Sprint Configuration

  • Unique sprint names (e.g. “Payments Sprint 42”).
  • Sprint start/end dates managed by Scrum Master.
  • No global shared sprints across teams.

Issue Types

  • Standardize issue types (Story, Bug, Spike, Task, Epic).
  • Use clear definition of each issue type.

Custom Fields

  • Team ownership field enforced.
  • Definition of Ready checklist custom field (optional).

Permissions

  • Only Product Owner can prioritize backlog.
  • Only Developers can move tickets into “In Progress.”
  • Scrum Master manages workflow states and blocked tickets.

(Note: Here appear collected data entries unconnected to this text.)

LIDF_API int lidf_refine_train_backward_f32(const LidfRefineArgs* q, int32_t forward_times, const void* act_v,
                                              size_t act_bytes, const float* g_pos, float* d_pred_pos,
                                              float* d_rayfeat, const LidfPointNetGrads* gp,
                                              const LidfDecoderGrads* gd, lidf_stream_t stream) {
    int rc, cus;
    const int T = forward_times;
    if ((rc = rt_check(q, T, false))) return rc;
    if (!gp || !gd) return LIDF_ERR_BAD_ARG;
    const LidfDecoder* dec = q->off;
    if (!gd->w1 || !gd->b1 || !gd->w2 || !gd->b2 || !gd->w3 || !gd->b3 || !gd->w4 || !gd->b4 ||
        (dec->is_ief && (!gd->wenc || !gd->benc)))
        return LIDF_ERR_BAD_ARG;
    if (!gp->w_p1 || !gp->b_p1 || !gp->w_p2 || !gp->b_p2 || !gp->w_v1 || !gp->b_v1 || !gp->w_p3 || !gp->b_p3 ||
        !gp->w_p4 || !gp->b_p4 || !gp->w_v2 || !gp->b_v2)
        return LIDF_ERR_BAD_ARG;
    const int64_t R = q->n_rays, Nv = q->n_valid, V = q->n_vox, n = R + Nv;
    const int E = 3 + 6 * q->multires, Ed = 3 + 6 * q->multires_views;
    const int D = refine_D(q->multires, q->multires_views), ld1 = D + (dec->is_ief ? 16 : 0);
    const int npass = dec->is_ief ? dec->n_iter : 1;
    hipStream_t st = (hipStream_t)stream;
    CHECK_HIP(zero_decoder_grads(gd, ld1, dec->is_ief, st));
    {
        float* const zp[12] = {gp->w_p1, gp->b_p1, gp->w_p2, gp->b_p2, gp->w_v1, gp->b_v1, gp->w_p3, gp->b_p3,
                               gp->w_p4, gp->b_p4, gp->w_v2, gp->b_v2};
        const long long zc[12] = {32 * 6, 32, 64 * 32, 64, 64 * 64, 64, 128 * 128, 128, 128 * 128, 128, 128 * 128, 128};
        CHECK_HIP(lidf_launch_zero_segments(zp, zc, 12, st));
    }
    if (R == 0) return LIDF_OK;
    if (!g_pos) return LIDF_ERR_BAD_ARG;
    const RtLay l = rt_lay(R, Nv, V, E, npass, T);
    const RtWs w = rt_ws(R, Nv, V, E);
    if (!act_v || act_bytes < l.total) return LIDF_ERR_WORKSPACE;
    if (!q->workspace || q->workspace_bytes < w.total) return LIDF_ERR_WORKSPACE;
    if ((rc = cu_count(&cus))) return rc;
    const bool chain = pnetc_ok(n, V);
    char* act = (char*)act_v;
    char* ws = (char*)q->workspace;
    float* pnb[PNET_BWD_SLOTS];
    for (int i = 0; i < PNET_BWD_SLOTS; ++i) pnb[i] = (float*)(act + l.s_pnb[i]);
    float* ssum = (float*)(ws + w.ssum);
    float* s_it = (float*)(ws + w.s_it);
    float* dvoxfeat = (float*)(ws + w.dvoxfeat);
    float* d_pe = (float*)(ws + w.d_pe);
    float* d_inp = (float*)(ws + w.d_inp);
    float* gbuf[2] = {(float*)(ws + w.g_a), (float*)(ws + w.g_b)};
    float* goff_in = (float*)(ws + w.goff_in);
    float* wgs = (float*)(ws + w.qd + w.qw.wg);
    const float rs = q->offset_range1 - q->offset_range0;
    const float* g = g_pos;
    const PnetAct pa = pnet_act(n, V);
    for (int it = T - 1; it >= 0; --it) {
        char* ib = act + l.iter0 + (size_t)it * l.iter_bytes;
        const float* cur = (const float*)(ib + l.cur);
        const int* end_voxel = (const int*)(ib + l.end_voxel);
        const float* pnact = (const float*)(ib + l.pnact);
        const bool need_dcur = it > 0 || d_pred_pos != nullptr;
        CHECK_HIP(lidf_launch_refine_train_goff(g, q->ray_dir, rs, R, (const float*)(ib + l.pre), dec->use_sigmoid,
                                                (float*)(ws + w.qd + w.qw.goff), st));
        (void)goff_in;
        LidfQueryTrainArgs t;
        rt_query_args(q, l, ib, act, &t);
        QdecBwd o = {};
        o.E2 = E; o.zero_grads = false;
        o.S_keep = (d_rayfeat && it == T - 1) ? ssum : s_it;
        o.l1rows = (const float*)(ib + l.pe); o.l1_ld = 128 + E + Ed; o.l1_cols = 128 + E + Ed; o.l1_c0 = 128;
        o.d_pe = need_dcur ? d_pe : nullptr;
        o.s_dvox = (float*)(act + l.s_dvox); o.s_dpe = (float*)(act + l.s_dpe); o.pack_mode = 2;
        o.s_dgrad = (const float*)(act + l.s_dgrad);
        o.goff_ready = true;
        if (chain) {
            const PnetActC pc = pnetc_act(n, V);
            size_t sc_off, perm_off;
            int nblk;
            lidf_sort_idx_layout(n, V, &sc_off, &nblk, &perm_off);
            const char* pb = (const char*)pnact;
            o.ss_perm = (const int*)(pb + pc.sort + perm_off);
            o.ss_vstart = (const int*)(pb + pc.vstart);
            o.ss_first = (const int*)(pb + pc.first);
            o.ss_row0 = Nv; o.ss_n = n;
            o.ss_partial = (float*)(ws + w.ss_partial);
        }
        if ((rc = qdec_backward_impl(&t, o, (const float*)(ib + l.passes), (const float*)(ib + l.pre), goff_in,
                                     dvoxfeat, nullptr, 0, gd, ws + w.qd, w.qw, cus, st)))
            return rc;
        if (d_rayfeat && it != T - 1) CHECK_HIP(lidf_launch_add_inplace(ssum, s_it, R * LIDF_H1, st));
        if (chain)
            rc = pnetc_backward(q->pnet, n, V, (const char*)pnact, dvoxfeat, need_dcur ? d_inp : nullptr, true, gp,
                                ws + w.pn, pnb, 2, (const float*)(act + l.s_pnbwd), cus, st);
        else
            rc = pointnet_backward_impl(q->pnet, (const float*)(ib + l.pn_inp), (const int32_t*)(ib + l.pn_vox), n, V,
                                        pnact, dvoxfeat, need_dcur ? d_inp : nullptr, gp, ws + w.pn, w.pw, false, pnb,
                                        2, cus, st);
        if (rc) return rc;
        (void)pa;
        if (need_dcur) {
            float* gn = it == 0 ? d_pred_pos : gbuf[it & 1];
            CHECK_HIP(lidf_launch_refine_train_dcur(g, cur, end_voxel, q->voxel_bound, q->pos_rel, d_pe, q->multires,
                                                    d_inp + (size_t)Nv * 6, R, gn, st));
            g = gn;
        }
    }
    (void)wgs;
    if (d_rayfeat) {
        float* sbuf = (float*)(ws + w.qd + w.qw.stream);
        LinEx L = {};
        L.transposed = 1; L.ldw = ld1; L.k = LIDF_H1; L.ldx = LIDF_H1; L.X = ssum; L.n = R;
        L.w = dec->w1 + 128; L.nout = 128; L.out = d_rayfeat; L.ld_out = 128 + Ed;
        if ((rc = run_linex(L, sbuf, cus, st))) return rc;
        L.w = dec->w1 + 256 + E; L.nout = Ed; L.out = d_rayfeat + 128;
        if ((rc = run_linex(L, sbuf, cus, st))) return rc;
    }
    return LIDF_OK;
}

2. Sprint Planning Readiness Checklist

ItemMandatory?Owner
Acceptance Criteria writtenYesProduct Owner
Dependencies clearedYesPO + SM
Estimation completedYesTeam
Test cases pre-defined (if needed)YesQA/Dev
Linked Epics (if applicable)YesPO
Stakeholder clarification doneYesPO
Technical design spikes completedIf neededDev
Definition of Ready metYesSM enforces

Rule: If any item is not complete, ticket cannot enter sprint!

3. Leadership-Level Scrum Audit Sheet

Product Ownership

  • Is backlog solely owned and prioritized by PO?
  • Are business stakeholders held outside of day-to-day task assignments?
  • Is prioritization visible and transparent?

Scrum Master Performance

  • Is the SM actively removing blockers daily?
  • Is the SM enforcing process discipline in standups and planning?
  • Is the SM coaching team self-management?

Team Autonomy

  • Is work pull-based, not assigned?
  • Are developers choosing tasks based on capacity & readiness?
  • Are assignments happening outside of sprint planning? (Red flag)

Process Discipline

  • Is DoR enforced for all tickets?
  • Is DoD enforced before tickets are closed?
  • Is sprint commitment consistently honored?

Metrics Integrity

  • Is velocity tracked per team (not blended)?
  • Are sprint burndowns reliable?
  • Are scope changes minimized inside active sprints?

Jira Hygiene

  • One board per Product Team?
  • Clear ownership fields used?
  • Shared sprints eliminated?

Prime Directive:

“Scrum is not failing because of Agile. Scrum is failing because ambiguity is allowed to exist. Auditing removes ambiguity.”